* _Task description_: All entries must be set down once more, precisely as given.

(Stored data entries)
---+---

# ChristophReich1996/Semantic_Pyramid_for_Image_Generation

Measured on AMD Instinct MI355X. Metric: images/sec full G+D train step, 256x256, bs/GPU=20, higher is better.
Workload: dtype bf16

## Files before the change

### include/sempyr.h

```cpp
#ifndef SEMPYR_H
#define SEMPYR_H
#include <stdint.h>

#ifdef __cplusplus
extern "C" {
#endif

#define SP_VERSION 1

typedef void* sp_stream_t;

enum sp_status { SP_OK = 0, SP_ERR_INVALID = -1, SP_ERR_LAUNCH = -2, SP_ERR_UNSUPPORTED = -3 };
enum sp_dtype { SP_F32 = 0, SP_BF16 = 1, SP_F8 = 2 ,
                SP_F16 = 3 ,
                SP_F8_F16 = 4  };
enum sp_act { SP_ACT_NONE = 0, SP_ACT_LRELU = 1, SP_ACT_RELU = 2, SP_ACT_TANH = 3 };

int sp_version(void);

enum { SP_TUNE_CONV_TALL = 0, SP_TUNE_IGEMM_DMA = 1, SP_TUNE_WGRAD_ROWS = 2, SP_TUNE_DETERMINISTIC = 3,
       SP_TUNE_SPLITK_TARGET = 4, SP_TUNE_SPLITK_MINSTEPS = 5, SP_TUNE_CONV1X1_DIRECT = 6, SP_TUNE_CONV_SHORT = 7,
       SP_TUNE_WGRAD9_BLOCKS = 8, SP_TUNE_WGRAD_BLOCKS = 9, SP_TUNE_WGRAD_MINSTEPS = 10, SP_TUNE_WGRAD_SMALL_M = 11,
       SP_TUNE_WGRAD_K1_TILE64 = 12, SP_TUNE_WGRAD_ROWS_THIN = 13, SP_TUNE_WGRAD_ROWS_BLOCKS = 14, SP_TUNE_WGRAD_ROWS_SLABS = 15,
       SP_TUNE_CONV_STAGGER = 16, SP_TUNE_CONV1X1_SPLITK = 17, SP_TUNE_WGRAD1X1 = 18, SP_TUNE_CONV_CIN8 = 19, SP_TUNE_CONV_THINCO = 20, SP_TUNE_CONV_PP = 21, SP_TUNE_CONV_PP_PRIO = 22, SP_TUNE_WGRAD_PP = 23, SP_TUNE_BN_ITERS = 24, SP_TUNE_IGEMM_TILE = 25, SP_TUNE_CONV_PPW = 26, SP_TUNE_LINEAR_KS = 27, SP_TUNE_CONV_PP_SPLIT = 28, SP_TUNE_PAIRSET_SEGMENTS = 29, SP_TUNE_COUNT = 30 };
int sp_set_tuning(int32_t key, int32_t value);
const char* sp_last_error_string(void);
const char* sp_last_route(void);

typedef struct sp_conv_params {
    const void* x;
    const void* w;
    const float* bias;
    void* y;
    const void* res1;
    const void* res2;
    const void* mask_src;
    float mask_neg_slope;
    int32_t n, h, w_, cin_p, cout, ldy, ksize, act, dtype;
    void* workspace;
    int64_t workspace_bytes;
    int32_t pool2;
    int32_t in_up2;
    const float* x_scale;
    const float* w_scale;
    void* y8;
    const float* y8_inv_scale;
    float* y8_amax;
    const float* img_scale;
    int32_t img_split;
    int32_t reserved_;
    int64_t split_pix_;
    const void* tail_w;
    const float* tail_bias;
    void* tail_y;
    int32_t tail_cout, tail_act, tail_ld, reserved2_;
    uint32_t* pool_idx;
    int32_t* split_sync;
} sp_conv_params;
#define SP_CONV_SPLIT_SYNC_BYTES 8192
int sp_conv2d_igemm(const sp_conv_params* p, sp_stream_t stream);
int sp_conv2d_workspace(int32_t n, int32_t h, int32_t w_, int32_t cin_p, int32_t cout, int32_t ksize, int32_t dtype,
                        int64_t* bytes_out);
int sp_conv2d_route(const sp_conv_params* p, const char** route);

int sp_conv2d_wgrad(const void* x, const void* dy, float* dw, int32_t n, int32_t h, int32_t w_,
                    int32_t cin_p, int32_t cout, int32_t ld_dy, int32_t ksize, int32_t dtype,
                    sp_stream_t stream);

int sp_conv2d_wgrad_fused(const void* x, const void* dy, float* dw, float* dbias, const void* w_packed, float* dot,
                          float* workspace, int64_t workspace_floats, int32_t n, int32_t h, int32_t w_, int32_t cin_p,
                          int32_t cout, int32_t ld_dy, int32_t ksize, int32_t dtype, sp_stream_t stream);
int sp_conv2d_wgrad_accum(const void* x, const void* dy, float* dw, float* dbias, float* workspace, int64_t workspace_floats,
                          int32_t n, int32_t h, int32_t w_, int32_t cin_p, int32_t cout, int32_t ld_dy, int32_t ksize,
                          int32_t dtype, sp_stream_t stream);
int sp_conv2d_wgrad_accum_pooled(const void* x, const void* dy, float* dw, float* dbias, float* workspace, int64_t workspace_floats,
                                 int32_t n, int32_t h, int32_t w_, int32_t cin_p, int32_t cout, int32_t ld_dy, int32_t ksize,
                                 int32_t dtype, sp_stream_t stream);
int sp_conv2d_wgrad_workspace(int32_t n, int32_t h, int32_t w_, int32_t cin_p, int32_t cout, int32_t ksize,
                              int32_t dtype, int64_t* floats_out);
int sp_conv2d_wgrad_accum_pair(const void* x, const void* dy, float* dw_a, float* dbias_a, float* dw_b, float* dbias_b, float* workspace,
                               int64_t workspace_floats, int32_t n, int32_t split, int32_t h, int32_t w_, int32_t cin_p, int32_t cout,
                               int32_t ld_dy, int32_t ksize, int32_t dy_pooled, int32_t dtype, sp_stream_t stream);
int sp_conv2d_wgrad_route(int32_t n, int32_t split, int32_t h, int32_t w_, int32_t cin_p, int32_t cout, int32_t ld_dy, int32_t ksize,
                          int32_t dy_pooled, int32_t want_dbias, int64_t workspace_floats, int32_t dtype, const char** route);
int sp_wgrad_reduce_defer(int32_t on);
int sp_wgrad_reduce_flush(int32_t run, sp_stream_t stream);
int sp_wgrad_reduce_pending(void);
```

---+---

* _Reply_:
# ChristophReich1996/Semantic_Pyramid_for_Image_Generation

Measured on AMD Instinct MI355X. Metric: images/sec full G+D train step, 256x256, bs/GPU=20, higher is better.
Workload: dtype bf16

## Files before the change

### include/sempyr.h

```cpp
#ifndef SEMPYR_H
#define SEMPYR_H
#include <stdint.h>

#ifdef __cplusplus
extern "C" {
#endif

#define SP_VERSION 1

typedef void* sp_stream_t;

enum sp_status { SP_OK = 0, SP_ERR_INVALID = -1, SP_ERR_LAUNCH = -2, SP_ERR_UNSUPPORTED = -3 };
enum sp_dtype { SP_F32 = 0, SP_BF16 = 1, SP_F8 = 2 ,
                SP_F16 = 3 ,
                SP_F8_F16 = 4  };
enum sp_act { SP_ACT_NONE = 0, SP_ACT_LRELU = 1, SP_ACT_RELU = 2, SP_ACT_TANH = 3 };

int sp_version(void);

enum { SP_TUNE_CONV_TALL = 0, SP_TUNE_IGEMM_DMA = 1, SP_TUNE_WGRAD_ROWS = 2, SP_TUNE_DETERMINISTIC = 3,
       SP_TUNE_SPLITK_TARGET = 4, SP_TUNE_SPLITK_MINSTEPS = 5, SP_TUNE_CONV1X1_DIRECT = 6, SP_TUNE_CONV_SHORT = 7,
       SP_TUNE_WGRAD9_BLOCKS = 8, SP_TUNE_WGRAD_BLOCKS = 9, SP_TUNE_WGRAD_MINSTEPS = 10, SP_TUNE_WGRAD_SMALL_M = 11,
       SP_TUNE_WGRAD_K1_TILE64 = 12, SP_TUNE_WGRAD_ROWS_THIN = 13, SP_TUNE_WGRAD_ROWS_BLOCKS = 14, SP_TUNE_WGRAD_ROWS_SLABS = 15,
       SP_TUNE_CONV_STAGGER = 16, SP_TUNE_CONV1X1_SPLITK = 17, SP_TUNE_WGRAD1X1 = 18, SP_TUNE_CONV_CIN8 = 19, SP_TUNE_CONV_THINCO = 20, SP_TUNE_CONV_PP = 21, SP_TUNE_CONV_PP_PRIO = 22, SP_TUNE_WGRAD_PP = 23, SP_TUNE_BN_ITERS = 24, SP_TUNE_IGEMM_TILE = 25, SP_TUNE_CONV_PPW = 26, SP_TUNE_LINEAR_KS = 27, SP_TUNE_CONV_PP_SPLIT = 28, SP_TUNE_PAIRSET_SEGMENTS = 29, SP_TUNE_COUNT = 30 };
int sp_set_tuning(int32_t key, int32_t value);
const char* sp_last_error_string(void);
const char* sp_last_route(void);

typedef struct sp_conv_params {
    const void* x;
    const void* w;
    const float* bias;
    void* y;
    const void* res1;
    const void* res2;
    const void* mask_src;
    float mask_neg_slope;
    int32_t n, h, w_, cin_p, cout, ldy, ksize, act, dtype;
    void* workspace;
    int64_t workspace_bytes;
    int32_t pool2;
    int32_t in_up2;
    const float* x_scale;
    const float* w_scale;
    void* y8;
    const float* y8_inv_scale;
    float* y8_amax;
    const float* img_scale;
    int32_t img_split;
    int32_t reserved_;
    int64_t split_pix_;
    const void* tail_w;
    const float* tail_bias;
    void* tail_y;
    int32_t tail_cout, tail_act, tail_ld, reserved2_;
    uint32_t* pool_idx;
    int32_t* split_sync;
} sp_conv_params;
#define SP_CONV_SPLIT_SYNC_BYTES 8192
int sp_conv2d_igemm(const sp_conv_params* p, sp_stream_t stream);
int sp_conv2d_workspace(int32_t n, int32_t h, int32_t w_, int32_t cin_p, int32_t cout, int32_t ksize, int32_t dtype,
                        int64_t* bytes_out);
int sp_conv2d_route(const sp_conv_params* p, const char** route);

int sp_conv2d_wgrad(const void* x, const void* dy, float* dw, int32_t n, int32_t h, int32_t w_,
                    int32_t cin_p, int32_t cout, int32_t ld_dy, int32_t ksize, int32_t dtype,
                    sp_stream_t stream);

int sp_conv2d_wgrad_fused(const void* x, const void* dy, float* dw, float* dbias, const void* w_packed, float* dot,
                          float* workspace, int64_t workspace_floats, int32_t n, int32_t h, int32_t w_, int32_t cin_p,
                          int32_t cout, int32_t ld_dy, int32_t ksize, int32_t dtype, sp_stream_t stream);
int sp_conv2d_wgrad_accum(const void* x, const void* dy, float* dw, float* dbias, float* workspace, int64_t workspace_floats,
                          int32_t n, int32_t h, int32_t w_, int32_t cin_p, int32_t cout, int32_t ld_dy, int32_t ksize,
                          int32_t dtype, sp_stream_t stream);
int sp_conv2d_wgrad_accum_pooled(const void* x, const void* dy, float* dw, float* dbias, float* workspace, int64_t workspace_floats,
                                 int32_t n, int32_t h, int32_t w_, int32_t cin_p, int32_t cout, int32_t ld_dy, int32_t ksize,
                                 int32_t dtype, sp_stream_t stream);
int sp_conv2d_wgrad_workspace(int32_t n, int32_t h, int32_t w_, int32_t cin_p, int32_t cout, int32_t ksize,
                              int32_t dtype, int64_t* floats_out);
int sp_conv2d_wgrad_accum_pair(const void* x, const void* dy, float* dw_a, float* dbias_a, float* dw_b, float* dbias_b, float* workspace,
                               int64_t workspace_floats, int32_t n, int32_t split, int32_t h, int32_t w_, int32_t cin_p, int32_t cout,
                               int32_t ld_dy, int32_t ksize, int32_t dy_pooled, int32_t dtype, sp_stream_t stream);
int sp_conv2d_wgrad_route(int32_t n, int32_t split, int32_t h, int32_t w_, int32_t cin_p, int32_t cout, int32_t ld_dy, int32_t ksize,
                          int32_t dy_pooled, int32_t want_dbias, int64_t workspace_floats, int32_t dtype, const char** route);
int sp_wgrad_reduce_defer(int32_t on);
int sp_wgrad_reduce_flush(int32_t run, sp_stream_t stream);
int sp_wgrad_reduce_pending(void);
```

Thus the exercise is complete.